The error of the majority’s position is further revealed by its selection of what I consider to be an incorrect date for triggering the prevacatur diligence requirement. It holds that the triggering event is set at the date of petitioner’s federal judgment. Ante, at 14 (setting November 29, 1994, the date of judgment, as the date triggering the diligence requirement).

This rule of the Court’s own contrivance is adopted, in my respectful submission, without full appreciation for the dynamic of the criminal process and its demands on counsel. Assuming for the moment that some event in the federal court should start the time period for pursuing state relief, surely the entry of judgment is ill chosen. This means the judgment is a mandatory beginning point for collateral proceedings to correct a judgment and sentence not yet final.

If the Court wants to invent its own rule and use an event in the federal criminal proceeding to commence a limitations period (and I disagree with both propositions), the date the judgment becomes final, not the date of judgment in the trial court, is the proper point of beginning.

The law, and the decisions of this Court, put extraordinary demands on defense counsel. Immediately after a judgment, defense counsel must concentrate on ensuring that evidence of trial misconduct does not disappear and that grounds for appeal are preserved and presented. Today the Court says defense counsel must divert scarce resources from these heavy responsibilities to commence collateral proceedings to attack state convictions.

In this case seven different convictions in Georgia may have been relevant. In other cases convictions that might enhance have been entered in different States. See, e.g., Custis, 511 U.S., at 487. It is most troubling for a Court that insists on high standards of performance for defense counsel now to instruct that collateral proceedings must be commenced in one or more States during the critical time immediately after judgment and before appeal.

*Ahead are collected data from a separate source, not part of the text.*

@@ -166,14 +230,11 @@
 #endif
   __builtin_amdgcn_s_setprio(CDS_ZMG_CPRIO);
   const int k = wave % Cfg::KSPL, mbi = (wave / Cfg::KSPL) % Cfg::MBS, part = wave / (Cfg::KSPL * Cfg::MBS);
-  const int j = lane & 15, g = lane >> 4;
 #ifdef CDS_ZMG_NOSKEW
   const bool late = false;
 #else
   const bool late = Cfg::CW == 8 && wave >= 4;
 #endif
-  const int lane_base = k * Cfg::RPW * Cfg::SLICEB + (part * Cfg::ROWS * S * Cfg::IXP + j) * POSB +
-                        (PAIR ? (((g & 1) * 2 + (g >> 1)) & 1) * Cfg::IXH * POSB + ((((g & 1) * 2 + (g >> 1))) >> 1) * POSB : 0);
   constexpr int RPW = Cfg::RPW;
   const int mbg = (Cfg::YS > 1 ? blockIdx.y * Cfg::MBS : 0) + mbi;
   BV wres[RPW * KS][NT];
@@ -187,160 +248,184 @@
     }
   }
   float amax = 0.f;
-  const int co = PAIR ? 4 * (g & 1) : mbg * 16 + 4 * g;
-  const float4 bv = (bias && co < Cout) ? *reinterpret_cast<const float4*>(bias + co) : make_float4(0.f, 0.f, 0.f, 0.f);
-  constexpr int XW = PAIR ? 32 : 16;
-  const int oy0 = ty_i * Cfg::TYO + part * Cfg::ROWS;
-  const int ox0 = tx_i * Cfg::TXO + (PAIR ? 2 * j + (g >> 1) : j);
-  float* const obase = out + ((size_t)((size_t)z0 * Ho + oy0) * Wo + ox0) * Cout + co;
-  bool lane_ok[Cfg::XT];
-#pragma unroll
-  for (int xt = 0; xt < Cfg::XT; ++xt) lane_ok[xt] = ox0 + xt * XW < Wo && co < Cout;
-  auto store_tile = [&](int n, int st, const f32x4& a) {
-    const int i = n % G, rx = n / G, xt = rx % Cfg::XT, r = rx / Cfg::XT;
-    if (z0 + st * G + i >= z1 || oy0 + r >= Ho) return;
-    if (!lane_ok[xt]) return;
-    float4 o = F16 ? make_float4(a.x * out_mul + bv.x, a.y * out_mul + bv.y, a.z * out_mul + bv.z, a.w * out_mul + bv.w)
-                   : make_float4(a.x + bv.x, a.y + bv.y, a.z + bv.z, a.w + bv.w);
-    if (act == CDS_ACT_RELU) {
-      o.x = fmaxf(o.x, 0.f); o.y = fmaxf(o.y, 0.f); o.z = fmaxf(o.z, 0.f); o.w = fmaxf(o.w, 0.f);
+  const int cob = PAIR ? 4 * ((lane >> 4) & 1) : mbg * 16 + 4 * (lane >> 4);
+  const float4 bv = (bias && cob < Cout) ? *reinterpret_cast<const float4*>(bias + cob) : make_float4(0.f, 0.f, 0.f, 0.f);
+  for (int it = 0; it < nwalk; ++it) {
+    int tx_i, ty_i, z0, z1;
+    unit_at(it, tx_i, ty_i, z0, z1);
+    const int nstages = (z1 - z0 + G - 1) / G;
+    const int ul = zmg_per_unit(lane);
+    const int j = ul & 15, g = ul >> 4;
+    const int co = PAIR ? 4 * (g & 1) : mbg * 16 + 4 * g;
+    const int lane_base = k * Cfg::RPW * Cfg::SLICEB + (part * Cfg::ROWS * S * Cfg::IXP + j) * POSB +
+                          (PAIR ? (((g & 1) * 2 + (g >> 1)) & 1) * Cfg::IXH * POSB + ((((g & 1) * 2 + (g >> 1))) >> 1) * POSB : 0);
+    constexpr int XW = PAIR ? 32 : 16;
+    const int oy0 = ty_i * Cfg::TYO + part * Cfg::ROWS;
+    const int ox0 = tx_i * Cfg::TXO + (PAIR ? 2 * j + (g >> 1) : j);
+    float* const obase = out + ((size_t)((size_t)z0 * Ho + oy0) * Wo + ox0) * Cout + co;
+    bool lane_ok[Cfg::XT];
+#pragma unroll
+    for (int xt = 0; xt < Cfg::XT; ++xt) lane_ok[xt] = ox0 + xt * XW < Wo && co < Cout;
+    auto store_tile = [&](int n, int st, const f32x4& a) {
+      const int i = n % G, rx = n / G, xt = rx % Cfg::XT, r = rx / Cfg::XT;
+      if (z0 + st * G + i >= z1 || oy0 + r >= Ho) return;
+      if (!lane_ok[xt]) return;
+      float4 o = F16 ? make_float4(a.x * out_mul + bv.x, a.y * out_mul + bv.y, a.z * out_mul + bv.z, a.w * out_mul + bv.w)
+                     : make_float4(a.x + bv.x, a.y + bv.y, a.z + bv.z, a.w + bv.w);
+      if (act == CDS_ACT_RELU) {
+        o.x = fmaxf(o.x, 0.f); o.y = fmaxf(o.y, 0.f); o.z = fmaxf(o.z, 0.f); o.w = fmaxf(o.w, 0.f);
+      }
+      if (F16) amax = fmaxf(fmaxf(amax, fmaxf(fabsf(o.x), fabsf(o.y))), fmaxf(fabsf(o.z), fabsf(o.w)));
+      sbf_store4(obase + ((size_t)((size_t)(st * G + i) * Ho + r) * Wo + xt * XW) * Cout, o);
+    };
+    unsigned char* xch = lds + Cfg::RINGB;
+    constexpr int NH = NTW / 2;
+    f32x4 acc[NTW];
+    constexpr bool KEEP4 = Cfg::RPW == 1;
+    f32x4 keep[Cfg::KSPL == 2 ? NH : Cfg::NFIN];
+    auto store_tile_rt = [&](int n, int st, const f32x4& a) {
+      const int i = n % G, rx = n / G, xt = rx % Cfg::XT, r = rx / Cfg::XT;
+      if (z0 + st * G + i >= z1 || oy0 + r >= Ho) return;
+      if (!(ox0 + xt * XW < Wo && co < Cout)) return;
+      float4 o = F16 ? make_float4(a.x * out_mul + bv.x, a.y * out_mul + bv.y, a.z * out_mul + bv.z, a.w * out_mul + bv.w)
+                     : make_float4(a.x + bv.x, a.y + bv.y, a.z + bv.z, a.w + bv.w);
+      if (act == CDS_ACT_RELU) {
+        o.x = fmaxf(o.x, 0.f); o.y = fmaxf(o.y, 0.f); o.z = fmaxf(o.z, 0.f); o.w = fmaxf(o.w, 0.f);
+      }
+      if (F16) amax = fmaxf(fmaxf(amax, fmaxf(fabsf(o.x), fabsf(o.y))), fmaxf(fabsf(o.z), fabsf(o.w)));
+      sbf_store4(obase + ((size_t)((size_t)(st * G + i) * Ho + r) * Wo + xt * XW) * Cout, o);
+    };
+    const int xgrp = (wave / Cfg::KSPL) * NTW;
+    auto finish = [&](int sp) {
+      if (Cfg::KSPL == 2) {
+        const unsigned char* src = xch + (sp & 1) * Cfg::XCH1 + ((wave ^ 1) * NH) * 1024 + ul * 16;
+#pragma unroll
+        for (int m = 0; m < NH; ++m) {
+          const f32x4 o = *reinterpret_cast<const f32x4*>(src + m * 1024);
+          store_tile(k * NH + m, sp, k == 0 ? keep[m] + o : o + keep[m]);
+        }
+      } else if (Cfg::KSPL == 4) {
+#pragma unroll
+        for (int jf = 0; jf < Cfg::NFIN; ++jf) {
+          const int n = jf * 4 + k;
+          if (n >= NTW) continue;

If the Court is to insist upon its own second tier of diligence, the dynamics of the criminal system and ordinary rules for determining when collateral proceedings become necessary should instruct us that, for federal purposes, this tier begins when the federal conviction becomes final. This also ensures that the federal court does not make demands on counsel and on state courts that are pointless if the federal conviction is overturned. Perhaps the Court rejects the date of final judgment as triggering its requirement because it adds little to the state requirements of diligence. If this surmise is correct, of course, it demonstrates that the Court should not adopt its interpretation in the first place.

Aside from diverting resources from a petitioner’s federal case, the majority’s approach creates new uncertainty, giving rise to future litigation. It leaves unsaid what standard will be used for measuring whether a petitioner acted promptly, forcing litigants and lawyers to scramble to state court in the hopes they satisfy the Court’s vague prevacatur diligence requirement. The Court tells us nothing about what to make of existing state standards regarding diligence. Assume a State has a 4-year limitations period for bringing a vacatur action and a petitioner acts within two years of his state conviction. Do we look to state law as a benchmark for what should be presumed to be diligent? The murkiness of the Court’s new rule will set in motion satellite litigation on this and related points.

In lieu of adopting an interpretation that creates more problems than it avoids, I would hold that the order vacating a prior state conviction is the fact supporting a §2255 claim, and the statute is satisfied if the §2255 proceeding is commenced within one year of its entry, unless the petitioner shows it was not reasonably discovered until later in which case that date will control when the statute begins to run. For these reasons, I would reverse the judgment of the Court of Appeals.